Her violet eyes flicked toward the woman in front of her.

Every detail — every slight movement, every breath — was being catalogued in her mind. She wasn't trying to be cold. It was instinct, built over years of training. She didn't trust easily. Couldn't afford to. And this woman — her mother — was still unfamiliar, despite the way her presence tugged at something fragile inside Aira's chest.

Seraphina broke the silence first. "Your home is beautiful. Peaceful."

"It was my grandmother's," Aira replied.

"She raised you well," Seraphina said quietly.

Aira's eyes narrowed slightly. "She did more than that. She protected me. Fed me. Taught me. She didn't need to, but she did."
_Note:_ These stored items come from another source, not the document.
#include "common.h"
#include "iqvit.h"
#include "prof.h"

namespace {

constexpr int ATT_THREADS = 512;
constexpr int ATT_WAVES = ATT_THREADS / 64;
constexpr float LOG2E = 1.4426950408889634f;
constexpr float LN2 = 0.6931471805599453f;
constexpr float NEG_BIG = -1.0e30f;

__device__ __forceinline__ float fast_exp2(float x) { return __builtin_amdgcn_exp2f(x); }

template <int DH> struct AttCfg {
  static constexpr int LD = (DH == 16) ? 16 : DH + 16;
  static constexpr int KS = (DH + 31) / 32;
  static constexpr int DT = DH / 16;
  static constexpr int CPR = DH / 8;
};

typedef __attribute__((address_space(3))) s16x4 lds_s16x4;

// ... 50 lines not shown
#pragma unroll
    for (int j = 0; j < UN; ++j) {
      const int id = base + j * ATT_THREADS + tid;
      const int r = id / CPR, c = id % CPR;
      if (id < total) {
        const bool live = r_begin + r < S;
        *reinterpret_cast<bf16x8*>(imgA + r * LD + c * 8) = live ? va[j] : bf16x8{};
        *reinterpret_cast<bf16x8*>(imgB + r * LD + c * 8) = live ? vb[j] : bf16x8{};
      }
    }
  }
}

__device__ __forceinline__ bf16x8 pack_b(const f32x4& lo, const f32x4& hi) {
  bf16x8 v;
#pragma unroll
  for (int r = 0; r < 4; ++r) { v[r] = (bf16)lo[r]; v[4 + r] = (bf16)hi[r]; }
  return v;
}

__device__ __forceinline__ float group4_max(float v) {
  v = fmaxf(v, __shfl_xor(v, 16, 64));
  return fmaxf(v, __shfl_xor(v, 32, 64));
}
__device__ __forceinline__ float group4_sum(float v) {
  v += __shfl_xor(v, 16, 64);
  return v + __shfl_xor(v, 32, 64);
}

template <int DH, bool MASKED>
__global__ __launch_bounds__(ATT_THREADS) void attn_fwd_kernel(const bf16* __restrict__ qkv, bf16* __restrict__ out,
                                                               float* __restrict__ lse, const uint8_t* __restrict__ mask,
                                                               long mask_hstride, int S, int H, int kchunk,
                                                               float scale_log2, float masked_raw) {
  using C = AttCfg<DH>;
  extern __shared__ __attribute__((aligned(16))) unsigned char smem[];
  bf16* Ks = reinterpret_cast<bf16*>(smem);
  bf16* Vs = Ks + kchunk * C::LD;
  const int tid = threadIdx.x, lane = tid & 63, wave = tid >> 6, g = lane >> 4, c16 = lane & 15;
  const int b = blockIdx.x / H, h = blockIdx.x % H;
  const int D = H * DH;
  const long ldg = 3L * D;
  const bf16* qb = qkv + (long)b * S * ldg + h * DH;
  const bf16* kb_ = qb + D;
  const bf16* vb_ = qb + 2 * D;
  const uint8_t* mk = MASKED ? mask + (long)b * (mask_hstride ? (long)H * S * S : (long)S * S) + h * mask_hstride : nullptr;
  const int qtiles = (S + 31) / 32, npass = (qtiles + ATT_WAVES - 1) / ATT_WAVES, nstage = (S + kchunk - 1) / kchunk;

  if (nstage == 1) {
    stage_pair<DH, 4>(Ks, kb_, ldg, Vs, vb_, ldg, 0, min(kchunk, ((S + 31) / 32) * 32), S, tid);
    __syncthreads();
  }
  for (int pass = 0; pass < npass; ++pass) {
    const int qt = pass * ATT_WAVES + wave;
    const bool active = qt < qtiles;
    bf16x8 qf[2][C::KS];
    f32x4 o[2][C::DT];
    float m[2], lsum[2];
#pragma unroll
    for (int u = 0; u < 2; ++u) {
      m[u] = NEG_BIG; lsum[u] = 0.f;
#pragma unroll
      for (int s = 0; s < C::KS; ++s) qf[u][s] = row_frag_gmem<DH>(qb, ldg, qt * 32 + u * 16 + c16, active ? S : 0, s, lane);
#pragma unroll
      for (int dt = 0; dt < C::DT; ++dt) o[u][dt] = f32x4{0.f, 0.f, 0.f, 0.f};
    }
    for (int st = 0; st < nstage; ++st) {
      const int k0 = st * kchunk;
      const int krows = min(kchunk, ((S - k0 + 31) / 32) * 32);
      if (nstage > 1) {
        __syncthreads();
        stage_pair<DH, 2>(Ks, kb_, ldg, Vs, vb_, ldg, k0, krows, S, tid);
        __syncthreads();
      }
      if (active) {
        const bool u1 = qt * 32 + 16 < S;
        for (int kb = 0; kb < krows; kb += 32) {
          const bool k1 = k0 + kb + 16 < S;
          const bool kpad = k0 + kb + 32 > S;
          f32x4 sc[2][2];
// ... 65 lines not shown
            const bf16x8 vt = tr_frag(Vs, C::LD, kb, dt * 16, lane);
            o[0][dt] = __builtin_amdgcn_mfma_f32_16x16x32_bf16(vt, pb[0], o[0][dt], 0, 0, 0);
            if (u1) o[1][dt] = __builtin_amdgcn_mfma_f32_16x16x32_bf16(vt, pb[1], o[1][dt], 0, 0, 0);
          }
        }
      }
    }
    if (active) {
#pragma unroll
      for (int u = 0; u < 2; ++u) {
        const float l = group4_sum(lsum[u]);
        const float inv = 1.0f / l;
        const int q = qt * 32 + u * 16 + c16;
        if (q < S) {
#pragma unroll
          for (int dt = 0; dt < C::DT; ++dt) {
            bf16x4 w;
#pragma unroll
            for (int r = 0; r < 4; ++r) w[r] = (bf16)(o[u][dt][r] * inv);
            *reinterpret_cast<bf16x4*>(out + ((long)b * S + q) * D + h * DH + dt * 16 + 4 * g) = w;
          }
          if (g == 0) lse[((long)b * H + h) * S + q] = (m[u] + log2f(l)) * LN2;
        }
      }
    }
  }
}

Seraphina nodded, her gaze dropping briefly. "I owe her more than I can ever repay."

Aira sipped her tea. Jasmine and mint. Light. Sharp.

"She never told me anything. About who I was. Where I came from. Not even a clue," Aira said.

"She wanted to," Seraphina murmured. "We asked her not to. At first. Then she… she agreed it would be safer. That it was better to let you grow without the weight of our world on your shoulders. Until you were ready."

Aira set her cup down with a soft clink.

"She died before I could ask her anything," she said. "And now I have answers I'm not sure I want."

Seraphina's hand trembled slightly on the rim of her teacup.

"I don't expect anything from you, Aira," she said gently. "I didn't come here to take the place of the woman who raised you. I can't. I just… I want to know you. Even if only a little."

Aira looked at her — really looked.

This wasn't a woman playing the part of a grieving mother. This wasn't rehearsed.

It was raw.

And in that moment, something inside her — small, silent — softened.

"I don't know you," Aira said honestly.

"I know," Seraphina whispered.

"But I might want to," Aira added, after a beat.

Seraphina's eyes filled, but she blinked the tears back. She nodded, almost too fast.

"That's more than I hoped for," she said.

They sat together in the quiet, the steam from their cups rising between them.

And for the first time since the fire eighteen years ago, mother and daughter began the long, uncertain road back to each other.